Help with Mysql syntax

[Wilson]

Sorry if this is terribly basic.

Writing code such as this is easy

Code:

$sql2 = 'SELECT COUNT( DISTINCT `Author` ) FROM `books` LIMIT 0, 100';

but the $64 question is, whats next to make the result show up on a web page? I have this code, please refer to the above code at the bottom of the page

Code:

<?
$dbh=mysql_connect ("localhost", "XXXX", "XXXXX") or die ('I cannot connect to the database because: ' . mysql_error());
mysql_select_db ("lunar_effort", $dbh);
$sql = ("INSERT INTO `books`(`Book`, `Year`, `Author`, `Genre`, `Number`, `Series`, `Complete`,`Recommendation`, `Status`, `Key`)
VALUES ('$_POST[Book]', '$_POST[Year]', '$_POST[Author]', '$_POST[Genre]', '$_POST[Number]', '$_POST[Series]', '$_POST[Complete]', '$_POST[Recommendation]', '$_POST[Status]', NULL)");
if (!mysql_query($sql,$dbh))
  {
  die('Error: ' . mysql_error());
}
echo $_POST ["Book"],"<br />";
echo $_POST ["Year"],"<br />";
echo $_POST ["Author"],"<br />";
echo $_POST ["Genre"],"<br />";
echo $_POST ["Number"],"<br />";
echo $_POST ["Series"],"<br />";
echo $_POST ["Complete"],"<br />";
echo $_POST ["Recommendation"],"<br />";
echo $_POST ["Status"],"<br />";
echo "1 record added","<br />";
echo "The number of records is ";
$sql1 = "SELECT * FROM books";
$result = mysql_query($sql1,$dbh);
echo mysql_num_rows($result);
 echo "<br />";
echo "The number of Authors is ";
$sql2 = 'SELECT COUNT( DISTINCT `Author` ) FROM `books` LIMIT 0, 100';
$result = mysql_query($sql2,$dbh);
echo mysql_num_fields($result);
 mysql_close($dbh);
?>

Everything works perfectly till I get to this code

Code:

echo "The number of Authors is ";
$sql2 = 'SELECT COUNT( DISTINCT `Author` ) FROM `books` LIMIT 0, 100';
$result = mysql_query($sql2,$dbh);
echo mysql_num_fields($result);

At the $result part, I have no clue what I am doing to make it appear when called. Can anyone point at a tutorial that isnt just about how to write the Select Count part and how to echo the results?
(or help with the code as to what should be there?)

[Xnuiem]

ok, first your query is wrong.

$sql2 = 'SELECT COUNT( DISTINCT `Author` ) FROM `books` LIMIT 0, 100';
should be
$sql2 = "SELECT COUNT(DISTINCT(`Author`)) FROM `books`";

No point in using a LIMIT clause when only a single row is returned due to the select clause.

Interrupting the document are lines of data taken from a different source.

# LordTARN1SHED/Image-Restoration-for-Road-Sign-Recognition-in-Autonomous-Driving

Measured on AMD Instinct MI355X. Metric: images/sec ResUNet fwd+bwd (64x64 GTSRB batch) at 1/2/4/8 MI355X; PSNR parity, higher is better.
Workload: dtype bf16; 1 GPU; cfg3: ResUNet unified train step (dynamic distortion + ToTensor, fwd + L1 + 0.1*VGG16[:16] perceptual + bwd + AdamW), 14_train_unified_advanced.py; global_batch=512, per_gpu_batch=512, parallelism=dp1, hip_graph=True

## Files before the change

image-restoration-for-road-sign-recognition-in-autonomous-driving_amd/csrc/common.h:

```cpp
#pragma once
#include <hip/hip_runtime.h>
#include <stdint.h>
#include <stdlib.h>

#include <type_traits>

#include "../../include/roadrestore.h"

typedef __bf16 bf16x8 __attribute__((ext_vector_type(8)));
typedef float f32x4 __attribute__((ext_vector_type(4)));
typedef short s16x4 __attribute__((ext_vector_type(4)));
typedef unsigned short u16;
typedef u16 u16x4 __attribute__((ext_vector_type(4)));
typedef u16 u16x8 __attribute__((ext_vector_type(8)));

#define LDS_PTR(p) ((__attribute__((address_space(3))) void *)(p))

struct bf16_t {
  u16 v;
};

__device__ __forceinline__ float bf16_to_f32(u16 b) {
  return __uint_as_float(((uint32_t)b) << 16);
}
__device__ __forceinline__ u16 f32_to_bf16(float f) {
  return __builtin_bit_cast(u16, static_cast<__bf16>(f));
}

template <typename T> struct Elt;
template <> struct Elt<float> {
  static constexpr int size = 4;
  static constexpr int dtype = RR_F32;
  __device__ __forceinline__ static float load(const float *p, long long i) { return p[i]; }
  __device__ __forceinline__ static void store(float *p, long long i, float v) { p[i] = v; }
  __device__ __forceinline__ static float round(float v) { return v; }
};
template <> struct Elt<bf16_t> {
  static constexpr int size = 2;
  static constexpr int dtype = RR_BF16;
  __device__ __forceinline__ static float load(const bf16_t *p, long long i) {
    return bf16_to_f32(p[i].v);
  }
  __device__ __forceinline__ static void store(bf16_t *p, long long i, float v) {
    p[i].v = f32_to_bf16(v);
  }
  __device__ __forceinline__ static float round(float v) { return bf16_to_f32(f32_to_bf16(v)); }
};

template <typename T> __device__ __forceinline__ f32x4 load4(const T *p);
template <> __device__ __forceinline__ f32x4 load4<float>(const float *p) {
  return *reinterpret_cast<const f32x4 *>(p);
}
template <> __device__ __forceinline__ f32x4 load4<bf16_t>(const bf16_t *p) {
  u16x4 r = *reinterpret_cast<const u16x4 *>(p);
  f32x4 o;
  o[0] = bf16_to_f32(r[0]); o[1] = bf16_to_f32(r[1]);
  o[2] = bf16_to_f32(r[2]); o[3] = bf16_to_f32(r[3]);
  return o;
}
template <typename T> __device__ __forceinline__ void store4(T *p, f32x4 v);
template <> __device__ __forceinline__ void store4<float>(float *p, f32x4 v) {
  *reinterpret_cast<f32x4 *>(p) = v;
}
template <> __device__ __forceinline__ void store4<bf16_t>(bf16_t *p, f32x4 v) {
  u16x4 r;
  r[0] = f32_to_bf16(v[0]); r[1] = f32_to_bf16(v[1]);
  r[2] = f32_to_bf16(v[2]); r[3] = f32_to_bf16(v[3]);
  *reinterpret_cast<u16x4 *>(p) = r;
}

template <typename T> __device__ __forceinline__ void load8(const T *p, f32x4 &a, f32x4 &b);
template <> __device__ __forceinline__ void load8<float>(const float *p, f32x4 &a, f32x4 &b) {
  a = *reinterpret_cast<const f32x4 *>(p);
  b = *reinterpret_cast<const f32x4 *>(p + 4);
}
template <> __device__ __forceinline__ void load8<bf16_t>(const bf16_t *p, f32x4 &a, f32x4 &b) {
  const uint4 r = *reinterpret_cast<const uint4 *>(p);
  a[0] = __uint_as_float(r.x << 16); a[1] = __uint_as_float(r.x & 0xffff0000u);
  a[2] = __uint_as_float(r.y << 16); a[3] = __uint_as_float(r.y & 0xffff0000u);
  b[0] = __uint_as_float(r.z << 16); b[1] = __uint_as_float(r.z & 0xffff0000u);
  b[2] = __uint_as_float(r.w << 16); b[3] = __uint_as_float(r.w & 0xffff0000u);
}

template <typename T> __device__ __forceinline__ void store8(T *p, f32x4 a, f32x4 b);
template <> __device__ __forceinline__ void store8<float>(float *p, f32x4 a, f32x4 b) {
  *reinterpret_cast<f32x4 *>(p) = a;
  *reinterpret_cast<f32x4 *>(p + 4) = b;
}
template <> __device__ __forceinline__ void store8<bf16_t>(bf16_t *p, f32x4 a, f32x4 b) {
  u16x8 r;
  r[0] = f32_to_bf16(a[0]); r[1] = f32_to_bf16(a[1]); r[2] = f32_to_bf16(a[2]); r[3] = f32_to_bf16(a[3]);
  r[4] = f32_to_bf16(b[0]); r[5] = f32_to_bf16(b[1]); r[6] = f32_to_bf16(b[2]); r[7] = f32_to_bf16(b[3]);
  *reinterpret_cast<u16x8 *>(p) = r;
}

template <int CTRL> __device__ __forceinline__ float dpp_f(float v) {
  return __int_as_float(__builtin_amdgcn_update_dpp(0, __float_as_int(v), CTRL, 0xF, 0xF, false));
}
constexpr int DPP_XOR1 = 0xB1, DPP_XOR2 = 0x4E, DPP_HALF_MIRROR = 0x141, DPP_MIRROR = 0x140;
__device__ __forceinline__ float row16_sum(float v) {
  v += dpp_f<DPP_XOR1>(v);
  v += dpp_f<DPP_XOR2>(v);
  v += dpp_f<DPP_HALF_MIRROR>(v);
  v += dpp_f<DPP_MIRROR>(v);
  return v;
}
__device__ __forceinline__ float max_xor1(float v) { return fmaxf(v, dpp_f<DPP_XOR1>(v)); }
__device__ __forceinline__ uint32_t xor1_u32(uint32_t v) {
  return (uint32_t)__builtin_amdgcn_update_dpp(0, (int)v, DPP_XOR1, 0xF, 0xF, false);
}
__device__ __forceinline__ float pool4_first_max(float v0, float v1, float v2, float v3, uint32_t &id) {
  float m = v0;
  uint32_t k = 0;
  bool t = !(v1 <= m) & (m == m);
  m = t ? v1 : m; k = t ? 1u : k;
  t = !(v2 <= m) & (m == m);
  m = t ? v2 : m; k = t ? 2u : k;
  t = !(v3 <= m) & (m == m);
  m = t ? v3 : m; k = t ? 3u : k;
  id = k;
  return m;
}

__device__ __forceinline__ float wave_sum(float v) {
#pragma unroll
  for (int o = 32; o > 0; o >>= 1) v += __shfl_xor(v, o, 64);
  return v;
}

#ifdef RR_DRYRUN
extern "C" void rr_dry_launch(const void *kernel, const unsigned *grid3, const unsigned *block3);
template <typename... A> static inline void rr_dry(const void *k, dim3 g, dim3 b, const A &...) {
  const unsigned g3[3] = {g.x, g.y, g.z}, b3[3] = {b.x, b.y, b.z};
  rr_dry_launch(k, g3, b3);
}
#undef hipLaunchKernelGGL
#define hipLaunchKernelGGL(k, g, b, shmem, st, ...) rr_dry((const void *)(k), dim3(g), dim3(b), __VA_ARGS__)
#define RR_LAUNCH_FAILED() false
#else
#define RR_LAUNCH_FAILED() (hipGetLastError() != hipSuccess)
#endif

#define RR_CHECK_LAUNCH()                        \
  do {                                           \
    if (RR_LAUNCH_FAILED()) return RR_ELAUNCH;   \
  } while (0)

static inline bool rr_dtype_ok(int dtype) { return dtype == RR_BF16 || dtype == RR_F32; }
template <int N> using ic = std::integral_constant<int, N>;
template <typename T> struct EltTag { using type = T; };
template <typename F> static inline int rr_dispatch_elt(int dtype, F &&f) {
  if (dtype == RR_BF16) return f(EltTag<bf16_t>{});
  if (dtype == RR_F32) return f(EltTag<float>{});
  return RR_EINVAL;
}
template <int... Vs, typename F> static inline int rr_dispatch_int(int v, F &&f) {
  int r = RR_EINVAL;
  (void)(... || (v == Vs && ((r = f(ic<Vs>{})), true)));
  return r;
}

struct RrPath {
  int stream3 = 1, stream3_strips = 1, stream1 = 1, stream1_minp = 131072;
  int conv3r = 1, conv3r_w64 = 1, conv3r_wg = 0, conv3r_segwg = 0;
  int igemm_halo = 1, swgrad = 1, wgrad_halo = 1, blur_tiled = 1;
  int rdist_tile = 32;
};

static inline RrPath rr_path_read() {
  RrPath r;
  const char *e = getenv("RR_PATH");
  if (!e || !*e) return r;
  static const struct { const char *key; int RrPath::*field; } keys[] = {
      {"stream3", &RrPath::stream3}, {"stream3_strips", &RrPath::stream3_strips},
      {"stream1", &RrPath::stream1}, {"stream1_minp", &RrPath::stream1_minp},
      {"conv3r", &RrPath::conv3r}, {"conv3r_w64", &RrPath::conv3r_w64},
      {"conv3r_wg", &RrPath::conv3r_wg}, {"conv3r_segwg", &RrPath::conv3r_segwg},
      {"igemm_halo", &RrPath::igemm_halo}, {"swgrad", &RrPath::swgrad},
      {"wgrad_halo", &RrPath::wgrad_halo}, {"blur_tiled", &RrPath::blur_tiled},
      {"rdist_tile", &RrPath::rdist_tile}};
  unsigned seen = 0;
  for (const char *p = e; *p;) {
    const char *q = p;
    while (*q && *q != ',') ++q;
    const char *eq = p;
    while (eq < q && *eq != '=') ++eq;
    const char *k0 = p, *k1 = eq, *v0 = eq < q ? eq + 1 : q, *v1 = q;
    while (k0 < k1 && *k0 == ' ') ++k0;
    while (k1 > k0 && k1[-1] == ' ') --k1;
    while (v0 < v1 && *v0 == ' ') ++v0;
    while (v1 > v0 && v1[-1] == ' ') --v1;
    const bool neg = v0 < v1 && *v0 == '-';
    if (v0 < v1 && (*v0 == '-' || *v0 == '+')) ++v0;
    int val = 0;
    bool ok = eq < q && v1 > v0 && v1 - v0 <= 9;
    for (const char *c = v0; ok && c < v1; ++c) {
      ok = *c >= '0' && *c <= '9';
      val = val * 10 + (*c - '0');
    }
    for (unsigned i = 0; ok && i < sizeof keys / sizeof keys[0]; ++i) {
      const size_t kl = __builtin_strlen(keys[i].key);
      if ((size_t)(k1 - k0) != kl || __builtin_memcmp(k0, keys[i].key, kl) != 0) continue;
      if (!(seen >> i & 1)) r.*keys[i].field = neg ? -val : val;
      seen |= 1u << i;
    }
    p = *q ? q + 1 : q;
  }
  return r;
}

static inline int rr_grid_cap(long long want, int cap = 2048) {
  if (want < 1) return 1;
  return (int)(want < cap ? want : cap);
}

static __device__ __attribute__((aligned(16))) const char rr_zero_page[256] = {0};

struct FastDiv {
  uint32_t d, m, s;
};
static inline FastDiv make_fastdiv(uint32_t d) {
  FastDiv f;
  f.d = d;
  uint32_t s = 0;
  while ((1ull << s) < d) ++s;
  f.s = s;
  f.m = (uint32_t)(((1ull << 32) * ((1ull << s) - d)) / d + 1);
  return f;
}
__device__ __forceinline__ uint32_t fdiv(uint32_t n, const FastDiv &f) {
  const uint32_t t = __umulhi(n, f.m);
  return (t + n) >> f.s;
}

template <int NC, int U = (NC == 1 ? 16 : 8), typename T>
__device__ __forceinline__ void rr_fixed_sum(const T *__restrict__ p, long long stride, long long n,
                                             double (&s)[NC]) {
  long long i = 0;
  for (; i + U <= n; i += U) {
    T v[U][NC];
#pragma unroll
    for (int u = 0; u < U; ++u)
#pragma unroll
      for (int k = 0; k < NC; ++k) v[u][k] = p[(i + u) * stride + k];
#pragma unroll
    for (int u = 0; u < U; ++u)
#pragma unroll
      for (int k = 0; k < NC; ++k) s[k] += (double)v[u][k];
  }
  for (; i < n; ++i)
#pragma unroll
    for (int k = 0; k < NC; ++k) s[k] += (double)p[i * stride + k];
}
__device__ __forceinline__ long long rr_trips(long long first, long long end, long long step) {
  return first < end ? (end - first + step - 1) / step : 0;
}

__global__ static void rr_colreduce_kernel(const float *__restrict__ in, int rows, int cols,
                                           int rows_per_chunk, double *__restrict__ out) {
  __shared__ double red[4][64];
  const int tc = threadIdx.x & 63, l = threadIdx.x >> 6;
  const int c = blockIdx.x * 64 + tc;
  const long long r0 = (long long)blockIdx.y * rows_per_chunk;
  const long long r1 = min((long long)rows, r0 + rows_per_chunk);
  double s[1] = {0.0};
  if (c < cols) rr_fixed_sum<1>(in + (r0 + l) * cols + c, 4LL * cols, rr_trips(r0 + l, r1, 4), s);
  red[l][tc] = s[0];
  __syncthreads();
  if (l == 0 && c < cols) out[(long long)blockIdx.y * cols + c] = red[0][tc] + red[1][tc] + red[2][tc] + red[3][tc];
}

static inline int rr_colreduce_chunks(int rows) { return rows < 64 ? (rows < 1 ? 1 : rows) : 64; }
static inline size_t rr_colreduce_bytes(int rows, int cols) {
  return (size_t)rr_colreduce_chunks(rows) * cols * sizeof(double);
}
static inline int rr_colreduce(const float *in, int rows, int cols, double *out, hipStream_t st) {
  const int chunks = rr_colreduce_chunks(rows);
  const int rpc = (rows + chunks - 1) / chunks;
  hipLaunchKernelGGL(rr_colreduce_kernel, dim3((cols + 63) / 64, chunks), dim3(256), 0, st, in, rows,
                     cols, rpc, out);
  return RR_LAUNCH_FAILED() ? -1 : chunks;
}
```

image-restoration-for-road-sign-recognition-in-autonomous-driving_amd/csrc/conv_in.hip:

```cpp
#include "common.h"

namespace {

template <typename T>
__global__ void conv_in_fwd_kernel(int n, int h, int w, int cin, int cout,
                                   const float *__restrict__ x, const float *__restrict__ wt,
                                   const float *__restrict__ b, int act, const float *alpha,
                                   T *__restrict__ y) {
  extern __shared__ __attribute__((aligned(16))) float sw[];
  const int kk = cin * 9;
  for (int i = threadIdx.x; i < kk * cout; i += blockDim.x) {
    const int co = i % cout, j = i / cout;
    sw[i] = wt[(long long)co * kk + j];
  }
  for (int i = threadIdx.x; i < cout; i += blockDim.x) sw[kk * cout + i] = b ? b[i] : 0.f;
  __syncthreads();
  const int G = cout / 4;
  const long long P = (long long)n * h * w;
  const float al = alpha ? alpha[0] : 0.f;
  for (long long id = blockIdx.x * (long long)blockDim.x + threadIdx.x; id < P * G;
       id += (long long)gridDim.x * blockDim.x) {
    const int g = (int)(id % G);
    const long long p = id / G;
    const int ww = (int)(p % w);
    const long long nh = p / w;
    const int hh = (int)(nh % h);
    const int nn = (int)(nh / h);
    f32x4 acc = *reinterpret_cast<const f32x4 *>(sw + kk * cout + g * 4);
    for (int ci = 0; ci < cin; ++ci) {
      const float *xp = x + ((long long)nn * cin + ci) * h * w;
#pragma unroll
      for (int t = 0; t < 9; ++t) {
        const int y2 = hh + t / 3 - 1, x2 = ww + t % 3 - 1;
        if (y2 < 0 || y2 >= h || x2 < 0 || x2 >= w) continue;
        const float v = xp[(long long)y2 * w + x2];
        acc += v * *reinterpret_cast<const f32x4 *>(sw + (ci * 9 + t) * cout + g * 4);
      }
    }
    if (act == 1) {
#pragma unroll
      for (int k = 0; k < 4; ++k) acc[k] = fmaxf(acc[k], 0.f);
    } else if (act == 2) {
#pragma unroll
      for (int k = 0; k < 4; ++k) acc[k] = acc[k] > 0.f ? acc[k] : al * acc[k];
    }
    store4<T>(y + p * cout + g * 4, acc);
  }
}

template <typename T>
__global__ void conv_in_wgrad_kernel(int n, int h, int w, int cin, int cout,
                                     const float *__restrict__ x, const T *__restrict__ dy,
                                     float *__restrict__ part, long long px_per_block) {
  __shared__ __attribute__((aligned(16))) float sdy[64][65];
  __shared__ __attribute__((aligned(16))) float spt[64][32];
  const int kk = cin * 9;
  const long long P = (long long)n * h * w;
  const long long pb = blockIdx.x * px_per_block;
  const long long pe = min(P, pb + px_per_block);
  const int co = threadIdx.x & 63, jg = threadIdx.x >> 6;
  double acc[8] = {0, 0, 0, 0, 0, 0, 0, 0};
  for (long long p0 = pb; p0 < pe; p0 += 64) {
    __syncthreads();
    for (int i = threadIdx.x; i < 64 * 64; i += blockDim.x) {
      const int r = i >> 6, c = i & 63;
      const long long p = p0 + r;
      sdy[r][c] = (p < pe && c < cout) ? Elt<T>::load(dy, p * cout + c) : 0.f;
    }
    for (int i = threadIdx.x; i < 64 * 32; i += blockDim.x) {
      const int r = i >> 5, j = i & 31;
      const long long p = p0 + r;
      float v = 0.f;
      if (p < pe) {
        if (j < kk) {
          const int ci = j / 9, t = j % 9;
          const int ww = (int)(p % w);
          const long long nh = p / w;
          const int hh = (int)(nh % h);
          const int nn = (int)(nh / h);
          const int y2 = hh + t / 3 - 1, x2 = ww + t % 3 - 1;
          if (y2 >= 0 && y2 < h && x2 >= 0 && x2 < w)
            v = x[(((long long)nn * cin + ci) * h + y2) * w + x2];
        } else if (j == kk) {
          v = 1.f;
        }
      }
      spt[r][j] = v;
    }
    __syncthreads();
    if (co < cout) {
      float st[8] = {0.f, 0.f, 0.f, 0.f, 0.f, 0.f, 0.f, 0.f};
#pragma unroll 4
      for (int r = 0; r < 64; ++r) {
        const float d = sdy[r][co];
        const f32x4 a0 = *reinterpret_cast<const f32x4 *>(&spt[r][jg * 8]);
        const f32x4 a1 = *reinterpret_cast<const f32x4 *>(&spt[r][jg * 8 + 4]);
#pragma unroll
        for (int k = 0; k < 4; ++k) { st[k] += d * a0[k]; st[4 + k] += d * a1[k]; }
      }
#pragma unroll
      for (int k = 0; k < 8; ++k) acc[k] += st[k];
    }
  }
  if (co < cout) {
#pragma unroll
    for (int k = 0; k < 8; ++k) part[((long long)blockIdx.x * cout + co) * 32 + jg * 8 + k] = (float)acc[k];
  }
}
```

Next, you need to go and read the documentation on the MySQL functions, the example you gave isnt even close. I understand how you got there, but make sure to read the docs.

Here is the correct way to do it:

$sql2 = "SELECT COUNT(DISTINCT(`Author`)) FROM `books`";
$result = mysql_query($sql2); <-- Dont need the DB connection unless you have more than one.
$count = mysql_fetch_row($result);
print("The number of Authors is " . $count); <-- echo is fine too, I just the implicit print, a throwback to Jython/JAVA/Perl

[Wilson]

Thanks, I knew I was no wheres close to being right. Thats what i get for relying on MyPhpAdmin for scripts!

I used your example and the result was "The number of Authors is array"

So I did a little browsing and changed your example very very slightly
Original

Code:

print("The number of Authors is " . $count);

New

Code:

print("The number of Authors is " . $count[0]);

Dont really understand why it worked, but it did.

Unfortunately, 99% of the mysql tutorials give you mysql> type information. But I guess I should be looking in the PHP tutorials to find the information I need as far as expressing the results of queries in HTML pages

Thank you much for your help, is much appreciated.

[Xnuiem]

oops.

You can also try:

list($count) = mysql_fetch_row($result);

which will make $count work without messing with it as an array.

[Wilson]

Thanks again, I have a feeling your oops are much fewer than mine!

[Xnuiem]

we all start somewhere. Glad to help.